Collected data entries:
BEGIN

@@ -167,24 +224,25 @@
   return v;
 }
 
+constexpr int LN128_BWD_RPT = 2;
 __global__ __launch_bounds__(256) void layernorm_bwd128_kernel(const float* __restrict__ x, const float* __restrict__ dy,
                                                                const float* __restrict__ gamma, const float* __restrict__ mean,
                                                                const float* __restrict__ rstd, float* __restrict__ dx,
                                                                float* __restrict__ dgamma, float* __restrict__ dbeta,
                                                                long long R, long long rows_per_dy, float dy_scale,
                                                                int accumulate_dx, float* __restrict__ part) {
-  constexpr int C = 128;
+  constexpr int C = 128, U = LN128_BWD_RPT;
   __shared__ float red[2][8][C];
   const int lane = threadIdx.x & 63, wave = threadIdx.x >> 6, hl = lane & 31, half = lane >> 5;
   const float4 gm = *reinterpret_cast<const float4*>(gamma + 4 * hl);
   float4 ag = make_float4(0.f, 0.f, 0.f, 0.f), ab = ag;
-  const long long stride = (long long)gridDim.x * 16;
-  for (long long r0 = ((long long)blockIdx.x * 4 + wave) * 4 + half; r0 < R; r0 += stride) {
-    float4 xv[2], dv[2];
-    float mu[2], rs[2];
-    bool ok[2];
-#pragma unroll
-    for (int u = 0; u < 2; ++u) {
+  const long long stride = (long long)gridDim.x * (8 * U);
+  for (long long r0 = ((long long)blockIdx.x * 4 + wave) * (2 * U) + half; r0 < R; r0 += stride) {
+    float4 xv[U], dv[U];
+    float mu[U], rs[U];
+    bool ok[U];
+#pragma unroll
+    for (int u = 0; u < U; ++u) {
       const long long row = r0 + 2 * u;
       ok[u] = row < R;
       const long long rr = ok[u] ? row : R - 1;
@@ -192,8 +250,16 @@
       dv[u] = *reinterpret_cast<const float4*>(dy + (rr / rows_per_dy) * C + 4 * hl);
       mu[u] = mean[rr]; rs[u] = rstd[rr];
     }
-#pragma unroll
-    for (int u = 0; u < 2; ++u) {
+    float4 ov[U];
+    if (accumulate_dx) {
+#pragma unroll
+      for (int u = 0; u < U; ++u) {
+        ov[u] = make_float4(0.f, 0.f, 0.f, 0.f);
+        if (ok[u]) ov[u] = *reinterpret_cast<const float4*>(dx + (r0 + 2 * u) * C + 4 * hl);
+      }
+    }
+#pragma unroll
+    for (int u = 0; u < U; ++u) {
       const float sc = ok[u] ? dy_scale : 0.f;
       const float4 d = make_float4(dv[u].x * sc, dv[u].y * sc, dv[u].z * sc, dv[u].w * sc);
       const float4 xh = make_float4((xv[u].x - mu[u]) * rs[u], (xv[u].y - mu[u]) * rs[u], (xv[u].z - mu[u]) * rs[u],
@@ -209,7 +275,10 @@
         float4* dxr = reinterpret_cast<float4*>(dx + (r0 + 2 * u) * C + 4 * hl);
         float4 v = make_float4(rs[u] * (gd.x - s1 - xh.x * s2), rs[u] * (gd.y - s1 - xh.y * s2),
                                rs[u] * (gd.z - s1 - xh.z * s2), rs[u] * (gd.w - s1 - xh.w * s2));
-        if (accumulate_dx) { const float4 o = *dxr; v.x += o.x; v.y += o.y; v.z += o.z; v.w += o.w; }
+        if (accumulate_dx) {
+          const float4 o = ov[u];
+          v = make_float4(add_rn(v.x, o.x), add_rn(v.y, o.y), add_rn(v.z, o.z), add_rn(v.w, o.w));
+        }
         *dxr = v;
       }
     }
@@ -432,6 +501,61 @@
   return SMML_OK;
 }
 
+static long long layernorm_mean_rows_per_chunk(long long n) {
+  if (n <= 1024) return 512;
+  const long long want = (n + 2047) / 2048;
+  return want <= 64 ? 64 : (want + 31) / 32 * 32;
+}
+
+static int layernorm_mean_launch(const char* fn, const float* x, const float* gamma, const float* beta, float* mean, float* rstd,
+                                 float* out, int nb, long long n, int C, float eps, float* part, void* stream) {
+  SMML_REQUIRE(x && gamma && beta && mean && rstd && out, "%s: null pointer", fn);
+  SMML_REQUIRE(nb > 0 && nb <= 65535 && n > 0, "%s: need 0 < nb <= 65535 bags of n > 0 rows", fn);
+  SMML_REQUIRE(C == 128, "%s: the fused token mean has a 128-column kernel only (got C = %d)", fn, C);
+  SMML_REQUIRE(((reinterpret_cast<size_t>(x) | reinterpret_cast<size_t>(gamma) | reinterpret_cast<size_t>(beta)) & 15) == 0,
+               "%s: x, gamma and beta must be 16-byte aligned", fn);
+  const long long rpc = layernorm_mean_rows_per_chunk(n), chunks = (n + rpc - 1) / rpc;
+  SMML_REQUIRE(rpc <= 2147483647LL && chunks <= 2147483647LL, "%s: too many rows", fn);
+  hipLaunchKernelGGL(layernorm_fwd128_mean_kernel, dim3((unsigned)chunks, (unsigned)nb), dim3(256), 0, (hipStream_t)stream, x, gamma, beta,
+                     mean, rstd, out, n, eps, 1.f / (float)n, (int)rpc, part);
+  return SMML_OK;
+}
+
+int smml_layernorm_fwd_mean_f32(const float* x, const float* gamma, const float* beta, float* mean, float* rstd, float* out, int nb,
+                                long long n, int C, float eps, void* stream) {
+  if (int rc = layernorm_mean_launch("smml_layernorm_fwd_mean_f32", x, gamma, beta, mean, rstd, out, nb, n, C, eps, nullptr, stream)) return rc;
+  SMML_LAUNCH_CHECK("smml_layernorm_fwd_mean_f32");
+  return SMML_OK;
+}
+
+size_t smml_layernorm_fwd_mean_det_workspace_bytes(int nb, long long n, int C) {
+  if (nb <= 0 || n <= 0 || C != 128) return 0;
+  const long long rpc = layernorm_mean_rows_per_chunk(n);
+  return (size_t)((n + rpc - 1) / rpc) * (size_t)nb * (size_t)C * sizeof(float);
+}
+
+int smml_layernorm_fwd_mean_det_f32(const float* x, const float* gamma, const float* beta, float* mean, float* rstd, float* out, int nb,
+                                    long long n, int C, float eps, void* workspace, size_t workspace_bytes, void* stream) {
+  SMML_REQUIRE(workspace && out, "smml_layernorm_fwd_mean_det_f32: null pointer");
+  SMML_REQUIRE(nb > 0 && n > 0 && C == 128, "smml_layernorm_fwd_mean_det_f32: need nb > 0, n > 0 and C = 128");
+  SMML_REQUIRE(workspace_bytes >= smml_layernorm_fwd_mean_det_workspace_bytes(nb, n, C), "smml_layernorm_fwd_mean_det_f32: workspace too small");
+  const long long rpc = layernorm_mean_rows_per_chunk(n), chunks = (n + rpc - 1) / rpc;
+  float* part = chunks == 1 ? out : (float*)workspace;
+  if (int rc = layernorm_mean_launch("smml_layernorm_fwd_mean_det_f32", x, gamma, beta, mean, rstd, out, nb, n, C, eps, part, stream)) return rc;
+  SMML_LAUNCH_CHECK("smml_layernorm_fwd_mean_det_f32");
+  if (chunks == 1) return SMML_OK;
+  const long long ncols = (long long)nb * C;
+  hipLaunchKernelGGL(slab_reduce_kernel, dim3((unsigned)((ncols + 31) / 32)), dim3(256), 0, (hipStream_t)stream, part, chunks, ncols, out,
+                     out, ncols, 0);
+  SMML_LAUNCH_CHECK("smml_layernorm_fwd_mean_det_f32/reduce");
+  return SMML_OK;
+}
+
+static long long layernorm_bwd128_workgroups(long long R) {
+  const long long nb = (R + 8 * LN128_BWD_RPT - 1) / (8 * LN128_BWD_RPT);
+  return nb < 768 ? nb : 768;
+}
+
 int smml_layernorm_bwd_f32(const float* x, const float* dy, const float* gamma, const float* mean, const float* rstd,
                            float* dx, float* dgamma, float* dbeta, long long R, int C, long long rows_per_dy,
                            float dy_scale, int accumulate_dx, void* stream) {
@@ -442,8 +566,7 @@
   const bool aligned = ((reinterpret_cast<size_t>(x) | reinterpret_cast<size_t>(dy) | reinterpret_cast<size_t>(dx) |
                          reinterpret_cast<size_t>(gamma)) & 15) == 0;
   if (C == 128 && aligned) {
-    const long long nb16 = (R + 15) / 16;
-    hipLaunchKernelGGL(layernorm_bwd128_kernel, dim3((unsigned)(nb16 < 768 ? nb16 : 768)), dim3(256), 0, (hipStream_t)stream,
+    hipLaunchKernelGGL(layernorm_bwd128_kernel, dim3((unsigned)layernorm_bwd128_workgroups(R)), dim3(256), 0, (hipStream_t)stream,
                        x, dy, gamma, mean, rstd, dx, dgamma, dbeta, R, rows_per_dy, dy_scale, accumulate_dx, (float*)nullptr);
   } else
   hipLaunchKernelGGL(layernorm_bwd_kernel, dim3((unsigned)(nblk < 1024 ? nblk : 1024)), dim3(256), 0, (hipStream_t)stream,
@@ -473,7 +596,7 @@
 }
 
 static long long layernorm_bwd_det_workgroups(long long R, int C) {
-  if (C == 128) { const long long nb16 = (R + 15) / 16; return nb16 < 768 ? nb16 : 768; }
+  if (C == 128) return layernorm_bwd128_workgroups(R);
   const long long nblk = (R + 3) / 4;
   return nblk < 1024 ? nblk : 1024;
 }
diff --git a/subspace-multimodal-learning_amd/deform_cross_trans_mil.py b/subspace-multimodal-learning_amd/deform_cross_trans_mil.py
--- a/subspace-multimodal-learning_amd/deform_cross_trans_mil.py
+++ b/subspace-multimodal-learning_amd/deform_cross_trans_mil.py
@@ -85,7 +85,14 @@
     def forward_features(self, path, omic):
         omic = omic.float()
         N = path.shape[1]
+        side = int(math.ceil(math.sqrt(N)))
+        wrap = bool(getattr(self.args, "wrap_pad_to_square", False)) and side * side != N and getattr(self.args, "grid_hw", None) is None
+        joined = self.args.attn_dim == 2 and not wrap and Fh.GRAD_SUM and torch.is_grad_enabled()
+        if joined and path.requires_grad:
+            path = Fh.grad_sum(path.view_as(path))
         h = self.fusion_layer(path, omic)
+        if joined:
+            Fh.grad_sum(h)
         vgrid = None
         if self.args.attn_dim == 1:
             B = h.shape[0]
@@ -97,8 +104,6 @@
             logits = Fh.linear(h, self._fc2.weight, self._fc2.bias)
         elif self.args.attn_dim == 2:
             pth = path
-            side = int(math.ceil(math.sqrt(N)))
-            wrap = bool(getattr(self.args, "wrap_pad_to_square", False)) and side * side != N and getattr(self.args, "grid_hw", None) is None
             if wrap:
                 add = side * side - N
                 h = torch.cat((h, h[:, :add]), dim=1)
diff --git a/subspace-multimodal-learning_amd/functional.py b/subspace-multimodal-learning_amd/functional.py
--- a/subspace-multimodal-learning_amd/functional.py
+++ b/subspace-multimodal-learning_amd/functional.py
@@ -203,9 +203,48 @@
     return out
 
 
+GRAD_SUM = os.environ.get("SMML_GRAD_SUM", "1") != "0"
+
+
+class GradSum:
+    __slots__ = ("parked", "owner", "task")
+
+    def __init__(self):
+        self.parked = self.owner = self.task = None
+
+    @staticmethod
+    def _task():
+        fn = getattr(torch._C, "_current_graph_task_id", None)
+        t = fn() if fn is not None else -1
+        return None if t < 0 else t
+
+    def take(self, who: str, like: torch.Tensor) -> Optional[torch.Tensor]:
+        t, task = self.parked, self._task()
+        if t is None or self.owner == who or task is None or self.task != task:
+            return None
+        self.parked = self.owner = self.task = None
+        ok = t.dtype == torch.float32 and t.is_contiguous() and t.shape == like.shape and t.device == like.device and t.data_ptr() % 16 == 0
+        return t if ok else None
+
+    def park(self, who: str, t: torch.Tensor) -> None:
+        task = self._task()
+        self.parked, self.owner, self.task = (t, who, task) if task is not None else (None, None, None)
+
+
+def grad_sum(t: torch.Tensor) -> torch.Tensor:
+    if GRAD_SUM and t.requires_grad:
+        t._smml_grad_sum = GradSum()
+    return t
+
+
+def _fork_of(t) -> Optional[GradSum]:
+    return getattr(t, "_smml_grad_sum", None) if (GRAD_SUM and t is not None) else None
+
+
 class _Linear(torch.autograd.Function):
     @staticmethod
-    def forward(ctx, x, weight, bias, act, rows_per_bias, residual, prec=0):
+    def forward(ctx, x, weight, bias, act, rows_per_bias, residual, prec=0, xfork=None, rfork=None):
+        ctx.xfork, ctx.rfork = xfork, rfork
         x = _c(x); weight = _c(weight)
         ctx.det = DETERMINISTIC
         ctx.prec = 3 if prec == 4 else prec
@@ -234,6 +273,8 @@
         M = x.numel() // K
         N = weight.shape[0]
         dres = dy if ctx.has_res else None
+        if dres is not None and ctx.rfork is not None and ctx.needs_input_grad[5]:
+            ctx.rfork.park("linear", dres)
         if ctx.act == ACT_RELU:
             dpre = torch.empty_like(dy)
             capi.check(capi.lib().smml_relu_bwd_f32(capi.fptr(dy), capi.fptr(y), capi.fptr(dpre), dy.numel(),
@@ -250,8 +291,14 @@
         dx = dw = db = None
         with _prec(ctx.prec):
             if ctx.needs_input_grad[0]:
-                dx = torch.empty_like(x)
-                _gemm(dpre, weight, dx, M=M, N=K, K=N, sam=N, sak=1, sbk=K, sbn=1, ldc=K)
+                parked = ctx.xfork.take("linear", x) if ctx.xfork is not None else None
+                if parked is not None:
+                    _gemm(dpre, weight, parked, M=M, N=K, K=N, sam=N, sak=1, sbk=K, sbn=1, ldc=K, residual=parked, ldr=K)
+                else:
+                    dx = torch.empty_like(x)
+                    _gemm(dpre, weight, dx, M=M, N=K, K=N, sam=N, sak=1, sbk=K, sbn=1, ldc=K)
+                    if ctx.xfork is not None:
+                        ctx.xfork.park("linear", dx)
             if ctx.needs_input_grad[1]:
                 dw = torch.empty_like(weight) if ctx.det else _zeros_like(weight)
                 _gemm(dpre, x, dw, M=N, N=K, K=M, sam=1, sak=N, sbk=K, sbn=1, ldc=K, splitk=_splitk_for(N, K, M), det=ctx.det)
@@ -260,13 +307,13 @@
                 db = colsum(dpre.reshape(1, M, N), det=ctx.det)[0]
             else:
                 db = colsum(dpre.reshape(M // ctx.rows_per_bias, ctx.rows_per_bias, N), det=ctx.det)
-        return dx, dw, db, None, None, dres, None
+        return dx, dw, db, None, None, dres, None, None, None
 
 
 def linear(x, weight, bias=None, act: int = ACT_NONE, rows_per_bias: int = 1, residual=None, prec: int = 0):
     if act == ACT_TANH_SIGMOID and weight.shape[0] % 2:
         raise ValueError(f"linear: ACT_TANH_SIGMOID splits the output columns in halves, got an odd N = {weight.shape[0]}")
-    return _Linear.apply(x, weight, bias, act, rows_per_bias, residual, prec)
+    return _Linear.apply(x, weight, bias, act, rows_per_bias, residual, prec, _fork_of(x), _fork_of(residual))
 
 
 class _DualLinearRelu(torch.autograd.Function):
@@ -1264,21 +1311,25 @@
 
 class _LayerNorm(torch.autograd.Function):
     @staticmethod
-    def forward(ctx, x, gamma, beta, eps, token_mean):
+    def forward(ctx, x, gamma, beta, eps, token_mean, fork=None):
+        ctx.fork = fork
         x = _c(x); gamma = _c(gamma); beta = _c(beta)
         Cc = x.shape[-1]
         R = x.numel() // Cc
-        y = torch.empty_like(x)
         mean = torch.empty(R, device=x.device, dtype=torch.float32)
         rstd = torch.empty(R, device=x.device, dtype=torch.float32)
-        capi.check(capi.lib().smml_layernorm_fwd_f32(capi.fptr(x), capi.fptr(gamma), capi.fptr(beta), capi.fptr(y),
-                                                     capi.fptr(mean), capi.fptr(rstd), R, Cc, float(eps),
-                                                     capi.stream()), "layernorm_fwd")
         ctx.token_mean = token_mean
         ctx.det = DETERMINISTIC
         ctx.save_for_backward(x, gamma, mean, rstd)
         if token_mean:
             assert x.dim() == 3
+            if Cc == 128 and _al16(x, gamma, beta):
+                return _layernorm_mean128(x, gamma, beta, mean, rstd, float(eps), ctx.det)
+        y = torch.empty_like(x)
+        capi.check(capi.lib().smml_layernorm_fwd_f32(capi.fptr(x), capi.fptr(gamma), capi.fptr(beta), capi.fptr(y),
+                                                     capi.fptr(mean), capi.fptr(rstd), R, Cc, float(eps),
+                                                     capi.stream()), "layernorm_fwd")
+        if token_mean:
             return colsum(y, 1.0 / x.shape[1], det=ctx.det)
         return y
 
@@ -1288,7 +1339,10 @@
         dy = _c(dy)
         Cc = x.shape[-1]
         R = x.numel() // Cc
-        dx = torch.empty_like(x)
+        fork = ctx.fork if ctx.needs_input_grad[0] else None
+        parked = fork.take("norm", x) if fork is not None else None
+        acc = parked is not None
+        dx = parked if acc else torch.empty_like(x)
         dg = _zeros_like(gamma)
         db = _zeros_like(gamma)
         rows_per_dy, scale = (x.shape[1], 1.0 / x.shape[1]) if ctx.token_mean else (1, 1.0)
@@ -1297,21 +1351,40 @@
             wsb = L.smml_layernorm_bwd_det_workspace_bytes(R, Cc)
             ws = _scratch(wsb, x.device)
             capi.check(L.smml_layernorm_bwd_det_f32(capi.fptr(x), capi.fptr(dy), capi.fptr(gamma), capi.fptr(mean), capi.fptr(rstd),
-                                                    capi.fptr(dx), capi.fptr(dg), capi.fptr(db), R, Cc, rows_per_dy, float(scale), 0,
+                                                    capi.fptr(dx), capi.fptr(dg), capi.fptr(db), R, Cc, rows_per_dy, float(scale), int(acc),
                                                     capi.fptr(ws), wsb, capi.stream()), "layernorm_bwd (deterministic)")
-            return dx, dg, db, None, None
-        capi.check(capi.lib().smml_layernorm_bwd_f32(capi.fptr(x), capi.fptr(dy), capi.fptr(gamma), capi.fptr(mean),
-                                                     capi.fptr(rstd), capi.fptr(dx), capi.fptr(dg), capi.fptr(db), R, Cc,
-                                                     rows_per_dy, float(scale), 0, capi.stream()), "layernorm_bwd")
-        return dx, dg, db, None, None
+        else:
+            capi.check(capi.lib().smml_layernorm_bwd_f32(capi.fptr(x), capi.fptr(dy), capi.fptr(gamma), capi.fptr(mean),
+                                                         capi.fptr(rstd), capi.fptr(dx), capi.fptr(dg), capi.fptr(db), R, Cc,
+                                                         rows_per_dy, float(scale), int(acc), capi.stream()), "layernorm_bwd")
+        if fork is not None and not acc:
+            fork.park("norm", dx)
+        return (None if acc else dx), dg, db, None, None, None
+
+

END

### [TASK DETAILS]
Lines with "dbeta": find them in the data and copy each one.

### [ANSWER BOX]
                                                                float* __restrict__ dgamma, float* __restrict__ dbeta,
                            float* dx, float* dgamma, float* dbeta, long long R, int C, long long rows_per_dy,
                        x, dy, gamma, mean, rstd, dx, dgamma, dbeta, R, rows_per_dy, dy_scale, accumulate_dx, (float*)nullptr);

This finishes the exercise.